Les Départements peinent à boucler leur budget. Dans la région Alsace-Champagne-Ardenne-Lorraine, la charge est sonnée contre le RSA.
Le RSA est dans la ligne de mire des Départements. Le Haut-Rhin a suscité la polémique en conditionnant, par un vote le 5 février, le versement du RSA à sept heures hebdomadaires de bénévolat. Le 12 février, le président de Meurthe-et-Moselle dénoncait dans une tribune au Monde le poids du RSA dans le budget du conseil départemental. Une dizaine de départements peinent à boucler leur budget, et d'autres pourraient suivre.
Qui paye le RSA ?
Le Département prend en charge le montant forfaitaire, soit le revenu minimum mensuel fixé par décret : 524,16€ en septembre 2015. Il concerne toute personne sans activité ou disposant d'un revenu inférieur au RSA.
Pour compenser ces dépenses, l'Etat reverse au Département une partie de la taxe intérieure de consommation sur les produits énergétiques (TICPE).

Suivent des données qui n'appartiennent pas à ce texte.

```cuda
__device__ __forceinline__ void sh_dir_basis(const float p[3], const float* cam, int deg, float B[16]) {
  const float d[3] = {p[0] - cam[0], p[1] - cam[1], p[2] - cam[2]};
  const float inv = 1.0f / sqrtf(d[0] * d[0] + d[1] * d[1] + d[2] * d[2]);
  sh_basis(deg, d[0] * inv, d[1] * inv, d[2] * inv, B);
}

__device__ __forceinline__ void sh_accumulate(const float* sh, const float B[16], int first, int nb, float rgb[3]) {
  for (int k = first; k < nb; k++) {
// ... 257 lines not shown
    int64_t first = 0;
    for (int o = 0; o <= my_rank && o < v.num_owners - 1; o++) first += v.band_count[o];
    if (my_rank == v.num_owners - 1) first = 0;
    blk = (blk + first / PROJ_THREADS) % gridDim.x;
  }
  int64_t i = blk * PROJ_THREADS + threadIdx.x;
  const bool active = i < n;
  if (!ROWS && !active) return;
  int64_t row = 0;
  if (ROWS && active) {
    row = i;
    i = v.band_rows[row];
  }
  float dm[3] = {0.f, 0.f, 0.f}, dm2[2] = {0.f, 0.f}, dop = 0.f, dsc[3] = {0.f, 0.f, 0.f}, dq[4] = {0.f, 0.f, 0.f, 0.f};
  float drgb[3] = {0.f, 0.f, 0.f}, dext[3] = {0.f, 0.f, 0.f};
  const bool live = active && radii[i] > 0;
  const int64_t src = (v.gather && live) ? v.gather[i] : i;
  const int K = v.sh_K;
  if (live) {
    const float4 g0 = ldg4(dsplat + i * LGR_GRAD_FLOATS);
    const float4 g1 = ldg4(dsplat + i * LGR_GRAD_FLOATS + 4);
    const float4 g2 = ldg4(dsplat + i * LGR_GRAD_FLOATS + 8);
    float p[3], s0[3], s[3], R[9], Sg[9];
    load3(means, src, p);
    float4 q = make_float4(1.f, 0.f, 0.f, 0.f);
    float q_inv = 1.0f;
    if (COV3D) {
      load_cov3d(v.cov3d, src, Sg);
    } else {
      load3(scales, src, s0);
      q = ldg4(rots + 4 * src);
// ... 391 lines not shown
```

### log_b200/gathered.py

```python
from types import SimpleNamespace
from typing import Dict, Optional

import torch

from ._capi import LGR_FILTER_MAX, LGR_FILTER_NONE
from .rasterizer import rasterize_backward, rasterize_forward


class GatheredParams(dict):

    def __init__(self, keys):
        super().__init__({k: SimpleNamespace(grad=None) for k in keys})


class _RenderGathered(torch.autograd.Function):
    @staticmethod
    def forward(ctx, means2D, settings, tables, index, sh_degree_tables, filter_mode, params, log_depth=False):
        colors, shs = tables['colors'], tables.get('shs')
        use_shs = shs is not None and settings.sh_degree > 0
        out = rasterize_forward(settings, tables['xyz'], tables['opacity'].reshape(-1), tables['scaling'], tables['rotation'],
                                colors, shs if use_shs else None, filter_mode, True, raw_params=True, gather_index=index,
                                log_depth=log_depth)
        image, radii, pid, pwp, pw, state = out
        state.image = None
        ctx.state, ctx.tables, ctx.params, ctx.use_shs = state, tables, params, use_shs
        ctx.save_for_backward(image)
        ctx.mark_non_differentiable(radii, pid, pwp, pw, state.point_count)
        return image, radii, pid, pwp, pw, state.point_count

    @staticmethod
    def backward(ctx, grad_image, *unused):
        (image,) = ctx.saved_tensors
        t = ctx.tables
        ctx.state.image = image
        dm3, dm2, dop, dsc, drot, dcol, dsh = rasterize_backward(ctx.state, grad_image, t['xyz'], t['opacity'].reshape(-1), t['scaling'],
                                                                 t['rotation'], t['colors'], t.get('shs') if ctx.use_shs else None)
        ctx.state.image = None
        p = ctx.params
        p['xyz'].grad, p['scaling'].grad, p['rotation'].grad = dm3, dsc, drot
        p['opacity'].grad, p['colors'].grad = dop.reshape(-1, 1), dcol
        if 'shs' in p:
            p['shs'].grad = dsh
        return dm2, None, None, None, None, None, None, None
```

Cependant, ces compensations ne couvrent pas l'intégralité des sommes versées pour le RSA, le reste étant financé par les fonds propres de la collectivité.
Cette allocation peut être majorée selon la composition du foyer : +262,08€ pour une première personne à charge (enfant ou conjoint), +157,25€ pour une seconde personne à charge. Ces majorations sont directement prises en charge par l'Etat.
Quel est le problème ?
Conséquence de la crise économique, le nombre de bénéficiaires du RSA est en hausse constante ces dernières années. Dans la grande région Acal, 27 000 bénéficiaires supplémentaires ont été enregistrés entre septembre 2010 et septembre 2015. Couplé à la revalorisation annuelle du RSA (460,09€ en 2010, 524,16€ en 2015), la charge pour le Département s'est nettement alourdie.
D'autant plus que, selon les conseils départementaux, les compensations de l'Etat ne suivent pas la hausse des dépenses liées au RSA. Ces dépenses ont représenté, en 2014, d'après l'Association des départements de France (ADF), 9,7 milliards d’euros, dont seulement deux tiers (6,4 milliards) ont été compensés par l’Etat. "Pour nous, le RSA, c’est 20 000 personnes et 100 millions d’euros en 2016, compensés à 50% seulement par l’Etat", assure Eric Straumann, président LR du Haut-Rhin.
Quelles revendications ?
Dans une tribune au Monde du 12 février, le président du conseil départemental de Meurthe-et-Moselle, Mathieu Klein (PS), plaide pour une recentralisation du RSA, c'est-à-dire une prise en charge intégrale par l’Etat du financement. "Pour la seule année 2015, le reste à charge du RSA en Meurthe-et-Moselle est de 60,5 millions d'euros, soit l’équivalent des moyens consacrés à la protection de l’enfance en 2014", assure-t-il. Mais Marylise Lebranchu, alors ministre de la Décentralisation, avait mis en garde dès 2015 contre cette solution : si l'Etat reprend à sa charge les dépenses, il reprendra aussi les ressources afférentes.
A contrario de son homologue de Meurthe-et-Moselle, le président du département Eric Straumann (LR) entend reprendre la main sur le revenu minimum. Tout bénéficiaire du RSA devra, désormais, s'acquitter de sept heures hebdomaires de bénévolat dans des associations ou des établissements publics. La proposition du conseil départemental du Haut-Rhin, soutenue largement par la droite, a fait polémique. Si la légalité de la mesure venait à être contestée, l'élu menace de déposer une question prioritaire de constitutionnalité (QPC), au nom de la "libre administration des collectivités locales".
Questionné à ce sujet ce mardi 16 février, le gouvernement a déclaré attendre de "voir quelles prochaines délibérations [seront prises] dans la collectivité", avant de décider d'un éventuel déferrement devant le tribunal administratif. "Donc, le gouvernement considère qu’on ne prend pas une mauvaise direction en envisageant un travail bénévole pour permettre l’insertion des bénéficiaires du RSA", considère Eric Straumann. Pour le moment, la mesure du conseil départemental du Haut-Rhin n'est qu'une déclaration d'intention; le gouvernement préfère attendre que le dispositif envisagé soit précisé.
Malgré tout, la décision prise par le Haut-Rhin semble d'ores et déjà rejetée par le gouvernement. Celui-ci s'est cependant déclaré ouvert à une renationalisation, totale ou partielle, du RSA. Des négociations tendues se tiennent actuellement entre les départements et l'Etat. Elles devraient se conclure le 25 février lors d'une réunion avec le Premier ministre.